Collected data
========

// ... 207 lines not shown
            const uint32_t ws_ = lane <= first ? (uint32_t)(w >> 32) & 0x3FFFFFFFu : 0u;
            ex_c += (uint32_t)__builtin_amdgcn_readlane((int)wave_incl_scan_u32(wc), 63);
            ex_s += (uint32_t)__builtin_amdgcn_readlane((int)wave_incl_scan_u32(ws_), 63);
            if (inc) break;
        }
        if (lane == 0 && blk > 0)
            __hip_atomic_store(&look[blk], kScanInc | ((uint64_t)(ex_s + agg_s) << 32) | (ex_c + agg_c),
                               __ATOMIC_RELAXED, __HIP_MEMORY_SCOPE_AGENT);
        const int tl = blk * kColW + lane;
        const uint32_t bkt = lpt_bucket(cnt);
        const bool mine = lane < kColW && tl < T;
        const uint32_t local = mine ? atomicAdd(&s_lpt[bkt], 1u) : 0u;
        wave_lds_sync();
        if (mine && local == 0) s_lpt[bkt] = atomicAdd(&lpt[bkt], s_lpt[bkt]);
        wave_lds_sync();
        if (mine) tile_rank[tl] = s_lpt[bkt] + local;
        if (mine) {
            const uint32_t ex = ex_c + ic - cnt;
            ranges[tl] = cnt ? make_uint2(ex, ex + cnt) : make_uint2(0, 0);
            tile_cursor[tl] = ex;
            seg_off[tl] = ex_s + is - sb;
            if (cnt > (uint32_t)kSortCap) {
                sort_lists[T - 1 - atomicAdd(&ctr[3], 1u)] = (uint32_t)tl;
                atomicMax(&ctr[4], cnt);
            } else if (cnt > (uint32_t)kFwdSortCap) {
                sort_lists[atomicAdd(&ctr[2], 1u)] = (uint32_t)tl;
            }
        }
    }
    drain_vmem();
    __builtin_amdgcn_fence(__ATOMIC_RELEASE, "workgroup");
    __syncthreads();
    if (threadIdx.x == 0) s_last = atomicAdd(&ctr[1], 1u) == gridDim.x - 1 ? 1u : 0u;
    __syncthreads();
    if (!s_last) return;
    const uint64_t fin = __hip_atomic_load(&look[gridDim.x - 1], __ATOMIC_RELAXED, __HIP_MEMORY_SCOPE_AGENT);
    const uint32_t K = (uint32_t)fin, n_seg = (uint32_t)(fin >> 32) & 0x3FFFFFFFu;
    {
        constexpr int kPer = kOrderBuckets / (kColW * kColG);
        uint32_t h[kPer], hs = 0;
#pragma unroll
        for (int i = 0; i < kPer; ++i) {
            h[i] = __hip_atomic_load(&lpt[threadIdx.x * kPer + i], __ATOMIC_RELAXED, __HIP_MEMORY_SCOPE_AGENT);
            hs += h[i];
        }
        uint32_t tt;
        uint32_t e = block_excl_scan_u32(hs, s_red, &tt);
#pragma unroll
        for (int i = 0; i < kPer; ++i) {
            lpt[threadIdx.x * kPer + i] = e;
            e += h[i];
        }
    }
    {
        const uint32_t bs = (int)threadIdx.x < NB ? block_sums[threadIdx.x] : 0u;
        uint32_t btot;
        const uint32_t bex = block_excl_scan_u32(bs, s_red, &btot);
        if ((int)threadIdx.x < NB) block_off[threadIdx.x] = bex;
    }
    if (threadIdx.x == 0) {
        const uint32_t n_mid = __hip_atomic_load(&ctr[2], __ATOMIC_RELAXED, __HIP_MEMORY_SCOPE_AGENT);
        const uint32_t n_long = __hip_atomic_load(&ctr[3], __ATOMIC_RELAXED, __HIP_MEMORY_SCOPE_AGENT);
        const uint32_t max_long = __hip_atomic_load(&ctr[4], __ATOMIC_RELAXED, __HIP_MEMORY_SCOPE_AGENT);
        seg_off[T] = n_seg;
        meta[0] = K;
        meta[1] = (cap && K <= cap && n_long == 0u) ? 1u : 0u;
        meta[2] = n_mid;
        if (host_words) {
            __hip_atomic_store(host_words + 1, n_mid, __ATOMIC_RELAXED, __HIP_MEMORY_SCOPE_SYSTEM);
            __hip_atomic_store(host_words + 2, n_long, __ATOMIC_RELAXED, __HIP_MEMORY_SCOPE_SYSTEM);
            __hip_atomic_store(host_words + 3, max_long, __ATOMIC_RELAXED, __HIP_MEMORY_SCOPE_SYSTEM);
            __hip_atomic_store(host_words, K, __ATOMIC_RELEASE, __HIP_MEMORY_SCOPE_SYSTEM);
        }
    }
}

__global__ __launch_bounds__(1024) void k_bin_scan(int T, int NB, const uint32_t *__restrict__ tile_count,
                                                   uint2 *__restrict__ ranges,
                                                   uint32_t *__restrict__ tile_cursor,
                                                   const uint32_t *__restrict__ block_sums,
                                                   uint32_t *__restrict__ block_off,
                                                   uint32_t *__restrict__ meta,
                                                   uint32_t *host_words,
                                                   uint32_t *__restrict__ tile_order,
                                                   uint32_t *__restrict__ sort_lists,
                                                   uint32_t *__restrict__ seg_off, uint32_t cap, int ks) {
    __shared__ uint32_t s_red[16];
    __shared__ uint32_t s_hist[kOrderBuckets];
    __shared__ uint32_t s_cls[3];
    if (threadIdx.x < 3) s_cls[threadIdx.x] = 0;
    uint32_t carry = 0;
    for (int base = 0; base < T; base += blockDim.x) {
        const int t = base + threadIdx.x;
        const uint32_t c = t < T ? tile_count[t] : 0;
        uint32_t tot;
        const uint32_t ex = block_excl_scan_u32(c, s_red, &tot) + carry;
        if (t < T) {
            ranges[t] = c ? make_uint2(ex, ex + c) : make_uint2(0, 0);
            tile_cursor[t] = ex;
        }
        carry += tot;
    }
    uint32_t carry3 = 0;
    for (int base = 0; base < T; base += blockDim.x) {
        const int t = base + threadIdx.x;
        const uint32_t nb = t < T ? seg_bounds(tile_count[t], ks) : 0;
        uint32_t tot;
        const uint32_t ex = block_excl_scan_u32(nb, s_red, &tot) + carry3;
        if (t < T) seg_off[t] = ex;
        carry3 += tot;
    }
    if (threadIdx.x == 0) seg_off[T] = carry3;
    uint32_t carry2 = 0;
    for (int base = 0; base < NB; base += blockDim.x) {
        const int b = base + threadIdx.x;
        const uint32_t c = b < NB ? block_sums[b] : 0;
        uint32_t tot;
        const uint32_t ex = block_excl_scan_u32(c, s_red, &tot) + carry2;
        if (b < NB) block_off[b] = ex;
        carry2 += tot;
    }
    __syncthreads();
    for (int t = threadIdx.x; t < T; t += blockDim.x) {
        const uint32_t n = tile_count[t];
        if (n == 0) continue;
        if (n > (uint32_t)kSortCap) {
            sort_lists[T - 1 - atomicAdd(&s_cls[1], 1u)] = (uint32_t)t;
            atomicMax(&s_cls[2], n);
        } else if (n > (uint32_t)kFwdSortCap) {
            sort_lists[atomicAdd(&s_cls[0], 1u)] = (uint32_t)t;
        }
    }
    lds_barrier();
    if (threadIdx.x == 0) {
        meta[0] = carry;
        meta[1] = (cap && carry <= cap && s_cls[1] == 0u) ? 1u : 0u;
        meta[2] = s_cls[0];
        if (host_words) {
            for (int c = 0; c < 3; ++c)
                __hip_atomic_store(host_words + 1 + c, s_cls[c], __ATOMIC_RELAXED, __HIP_MEMORY_SCOPE_SYSTEM);
            __hip_atomic_store(host_words, carry, __ATOMIC_RELEASE, __HIP_MEMORY_SCOPE_SYSTEM);
        }
    }
    lpt_order(T, [&](int t) { return tile_count[t]; }, tile_order, s_hist, s_red);
}

template <bool USE_LDS>
__global__ __launch_bounds__(kBinThreads) void k_bin_emit(int P, int CH, int T, int gx,
                                                  const uint2 *__restrict__ rects,
                                                  const uint32_t *__restrict__ tiles,
                                                  const float *__restrict__ depth,
                                                  const uint32_t *__restrict__ block_off,
                                                  uint32_t *__restrict__ tile_cursor,
                                                  uint32_t *__restrict__ goff,
                                                  uint4 *__restrict__ pairs, uint32_t K,
                                                  const uint32_t *__restrict__ chunk_off,
                                                  const uint32_t *__restrict__ spec_ok,
                                                  const uint32_t *__restrict__ tile_count,
                                                  const uint32_t *__restrict__ tile_rank,
                                                  const uint32_t *__restrict__ lpt_off,
                                                  uint32_t *__restrict__ tile_order) {
    extern __shared__ __attribute__((aligned(16))) uint32_t s_cur[];
    __shared__ uint32_t s_red[16];
    if (spec_ok && *spec_ok == 0u) return;
    const int b = blockIdx.x;
    const int g0 = b * CH, g1 = min(P, g0 + CH);
    if (tile_rank) {
        const int per = div_up(T, (int)gridDim.x), t1 = min(T, (b + 1) * per);
        for (int t = b * per + (int)threadIdx.x; t < t1; t += blockDim.x)
            tile_order[lpt_off[lpt_bucket(tile_count[t])] + tile_rank[t]] = (uint32_t)t;
    }
    GSR_EMIT_STAMP(0);
    if (USE_LDS) {
        const uint32_t *row = chunk_off + (size_t)b * T;
        for (int t = threadIdx.x; t < T; t += blockDim.x) s_cur[t] = tile_cursor[t] + row[t];
        __syncthreads();
        GSR_EMIT_STAMP(1);
        GSR_EMIT_STAMP(2);
    }
    uint32_t carry = block_off[b];
    for (int base = g0; base < g1; base += blockDim.x) {
        const int g = base + threadIdx.x;
        const uint32_t n = g < g1 ? tiles[g] : 0;
        uint32_t tot;
        const uint32_t ex = block_excl_scan_u32(n, s_red, &tot) + carry;
        carry += tot;
        if (g < g1) {
            goff[g] = ex;
            if (n) {
                const uint2 r = rects[g];
                const int x0 = r.x & 0xFFFF, y0 = r.x >> 16, x1 = r.y & 0xFFFF, y1 = r.y >> 16;
                const uint32_t dbits = __float_as_uint(depth[g]);
                uint32_t e = ex;
                for (int y = y0; y < y1; ++y)
                    for (int x = x0; x < x1; ++x, ++e) {
                        const int t = y * gx + x;
                        const uint32_t pos = USE_LDS ? atomicAdd(&s_cur[t], 1u) : atomicAdd(&tile_cursor[t], 1u);
                        pairs[pos] = make_uint4((uint32_t)g, dbits, e, 0u);
                    }
            }
        }
    }
    if (b == gridDim.x - 1 && threadIdx.x == 0) goff[P] = spec_ok ? spec_ok[-1] : K;
#ifdef GSR_TRACE
    __syncthreads();
    GSR_EMIT_STAMP(3);
#endif
}


template <int D>
__device__ inline uint32_t lane_xor(uint32_t x) {
    if constexpr (D == 1) return (uint32_t)__builtin_amdgcn_mov_dpp((int)x, 0xB1, 0xF, 0xF, false);
    else if constexpr (D == 2) return (uint32_t)__builtin_amdgcn_mov_dpp((int)x, 0x4E, 0xF, 0xF, false);
    else if constexpr (D == 4) {
        const int m = __builtin_amdgcn_mov_dpp((int)x, 0x141, 0xF, 0xF, false);
        return (uint32_t)__builtin_amdgcn_mov_dpp(m, 0x1B, 0xF, 0xF, false);
    } else if constexpr (D == 8) return (uint32_t)__builtin_amdgcn_mov_dpp((int)x, 0x128, 0xF, 0xF, false);
    else if constexpr (D == 16) {
        auto r = __builtin_amdgcn_permlane16_swap(x, x, false, false);
        return (threadIdx.x & 16) ? r[0] : r[1];
    } else {
        auto r = __builtin_amdgcn_permlane32_swap(x, x, false, false);
        return (threadIdx.x & 32) ? r[0] : r[1];
    }
}

template <int R, int D>
__device__ inline void bitonic_xlane(uint64_t (&k)[R], uint32_t (&v)[R], bool take_min) {
#pragma unroll
    for (int r = 0; r < R; ++r) {
        const uint32_t plo = lane_xor<D>((uint32_t)k[r]), phi = lane_xor<D>((uint32_t)(k[r] >> 32));
        const uint32_t pv = lane_xor<D>(v[r]);
        const uint64_t pk = ((uint64_t)phi << 32) | plo;
        const bool mine = (k[r] < pk) == take_min;
        k[r] = mine ? k[r] : pk;
        v[r] = mine ? v[r] : pv;
    }
}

========

■ **Exercise requirements**: Return word for word the lines above from the line with "else if constexpr (D == 4)" to the line with "v[r] = mine ? v[r] : pv;", including both and leaving out all others.

■ **Expected output**:
    else if constexpr (D == 4) {
        const int m = __builtin_amdgcn_mov_dpp((int)x, 0x141, 0xF, 0xF, false);
        return (uint32_t)__builtin_amdgcn_mov_dpp(m, 0x1B, 0xF, 0xF, false);
    } else if constexpr (D == 8) return (uint32_t)__builtin_amdgcn_mov_dpp((int)x, 0x128, 0xF, 0xF, false);
    else if constexpr (D == 16) {
        auto r = __builtin_amdgcn_permlane16_swap(x, x, false, false);
        return (threadIdx.x & 16) ? r[0] : r[1];
    } else {
        auto r = __builtin_amdgcn_permlane32_swap(x, x, false, false);
        return (threadIdx.x & 32) ? r[0] : r[1];
    }
}

template <int R, int D>
__device__ inline void bitonic_xlane(uint64_t (&k)[R], uint32_t (&v)[R], bool take_min) {
#pragma unroll
    for (int r = 0; r < R; ++r) {
        const uint32_t plo = lane_xor<D>((uint32_t)k[r]), phi = lane_xor<D>((uint32_t)(k[r] >> 32));
        const uint32_t pv = lane_xor<D>(v[r]);
        const uint64_t pk = ((uint64_t)phi << 32) | plo;
        const bool mine = (k[r] < pk) == take_min;
        k[r] = mine ? k[r] : pk;
        v[r] = mine ? v[r] : pv;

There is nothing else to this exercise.